| Entries provided |
((

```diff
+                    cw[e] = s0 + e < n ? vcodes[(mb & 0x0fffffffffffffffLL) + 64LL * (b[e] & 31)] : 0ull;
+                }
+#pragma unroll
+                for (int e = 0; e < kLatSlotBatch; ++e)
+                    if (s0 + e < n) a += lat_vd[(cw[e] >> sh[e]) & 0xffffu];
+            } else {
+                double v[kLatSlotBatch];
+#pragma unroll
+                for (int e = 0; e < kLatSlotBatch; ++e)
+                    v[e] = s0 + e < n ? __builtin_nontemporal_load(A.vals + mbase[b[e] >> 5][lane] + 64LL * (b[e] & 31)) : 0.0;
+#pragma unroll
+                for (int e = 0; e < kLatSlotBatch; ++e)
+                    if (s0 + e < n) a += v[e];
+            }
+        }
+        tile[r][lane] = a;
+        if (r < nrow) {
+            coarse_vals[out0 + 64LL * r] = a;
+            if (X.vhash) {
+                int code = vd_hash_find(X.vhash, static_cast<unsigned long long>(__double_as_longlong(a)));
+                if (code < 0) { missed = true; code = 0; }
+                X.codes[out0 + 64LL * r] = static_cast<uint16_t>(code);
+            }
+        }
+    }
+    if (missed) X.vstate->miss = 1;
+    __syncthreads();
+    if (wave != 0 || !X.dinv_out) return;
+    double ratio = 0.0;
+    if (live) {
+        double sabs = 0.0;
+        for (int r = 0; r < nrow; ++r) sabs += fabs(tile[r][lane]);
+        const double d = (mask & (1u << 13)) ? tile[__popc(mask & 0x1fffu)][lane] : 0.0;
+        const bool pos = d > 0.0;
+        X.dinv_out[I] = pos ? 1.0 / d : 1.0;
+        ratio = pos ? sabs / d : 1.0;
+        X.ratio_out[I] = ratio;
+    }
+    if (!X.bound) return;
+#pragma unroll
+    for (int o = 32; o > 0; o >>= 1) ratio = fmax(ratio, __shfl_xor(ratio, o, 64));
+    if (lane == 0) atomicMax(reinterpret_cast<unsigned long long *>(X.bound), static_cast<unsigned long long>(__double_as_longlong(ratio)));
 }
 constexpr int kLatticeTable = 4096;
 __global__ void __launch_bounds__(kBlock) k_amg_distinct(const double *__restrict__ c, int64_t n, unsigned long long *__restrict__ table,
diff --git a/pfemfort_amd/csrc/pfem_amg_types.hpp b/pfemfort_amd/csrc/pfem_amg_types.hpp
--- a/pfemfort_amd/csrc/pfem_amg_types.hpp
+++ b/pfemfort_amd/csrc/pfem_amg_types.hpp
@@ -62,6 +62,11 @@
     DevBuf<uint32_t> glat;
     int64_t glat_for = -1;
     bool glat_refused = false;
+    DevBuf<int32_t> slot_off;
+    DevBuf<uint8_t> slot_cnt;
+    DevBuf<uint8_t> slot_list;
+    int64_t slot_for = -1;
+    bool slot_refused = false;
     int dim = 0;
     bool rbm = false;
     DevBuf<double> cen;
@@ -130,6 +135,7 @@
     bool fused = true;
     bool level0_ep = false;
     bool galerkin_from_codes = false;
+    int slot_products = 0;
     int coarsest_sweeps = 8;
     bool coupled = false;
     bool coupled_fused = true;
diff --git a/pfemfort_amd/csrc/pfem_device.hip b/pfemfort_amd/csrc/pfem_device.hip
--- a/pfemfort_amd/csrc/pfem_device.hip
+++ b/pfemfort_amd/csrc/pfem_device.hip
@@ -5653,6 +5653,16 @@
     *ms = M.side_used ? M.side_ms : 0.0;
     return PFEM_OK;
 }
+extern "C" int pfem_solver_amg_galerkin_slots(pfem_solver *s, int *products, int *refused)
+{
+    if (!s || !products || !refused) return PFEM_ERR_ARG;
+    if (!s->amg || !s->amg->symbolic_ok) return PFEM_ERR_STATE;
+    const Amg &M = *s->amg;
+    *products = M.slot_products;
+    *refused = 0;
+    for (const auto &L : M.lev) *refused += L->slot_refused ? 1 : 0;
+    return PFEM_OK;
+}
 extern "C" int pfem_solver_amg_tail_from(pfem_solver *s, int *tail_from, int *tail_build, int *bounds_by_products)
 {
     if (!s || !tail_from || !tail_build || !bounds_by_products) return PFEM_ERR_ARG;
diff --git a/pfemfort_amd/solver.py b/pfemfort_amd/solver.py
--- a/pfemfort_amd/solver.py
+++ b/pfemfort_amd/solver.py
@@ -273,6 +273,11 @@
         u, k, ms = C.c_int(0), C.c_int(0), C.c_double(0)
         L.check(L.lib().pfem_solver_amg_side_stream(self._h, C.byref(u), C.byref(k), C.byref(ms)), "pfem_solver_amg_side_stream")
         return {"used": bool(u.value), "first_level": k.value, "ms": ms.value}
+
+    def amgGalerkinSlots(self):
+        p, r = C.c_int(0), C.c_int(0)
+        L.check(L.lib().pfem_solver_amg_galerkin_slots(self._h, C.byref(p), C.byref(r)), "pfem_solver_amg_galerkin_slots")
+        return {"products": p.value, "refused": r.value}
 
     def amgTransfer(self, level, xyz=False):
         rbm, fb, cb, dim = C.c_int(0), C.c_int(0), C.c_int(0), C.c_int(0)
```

))

Wherever a line of the entries holds the string "DevBuf", copy that line.

| Task response |
     DevBuf<uint32_t> glat;
+    DevBuf<int32_t> slot_off;
+    DevBuf<uint8_t> slot_cnt;
+    DevBuf<uint8_t> slot_list;
     DevBuf<double> cen;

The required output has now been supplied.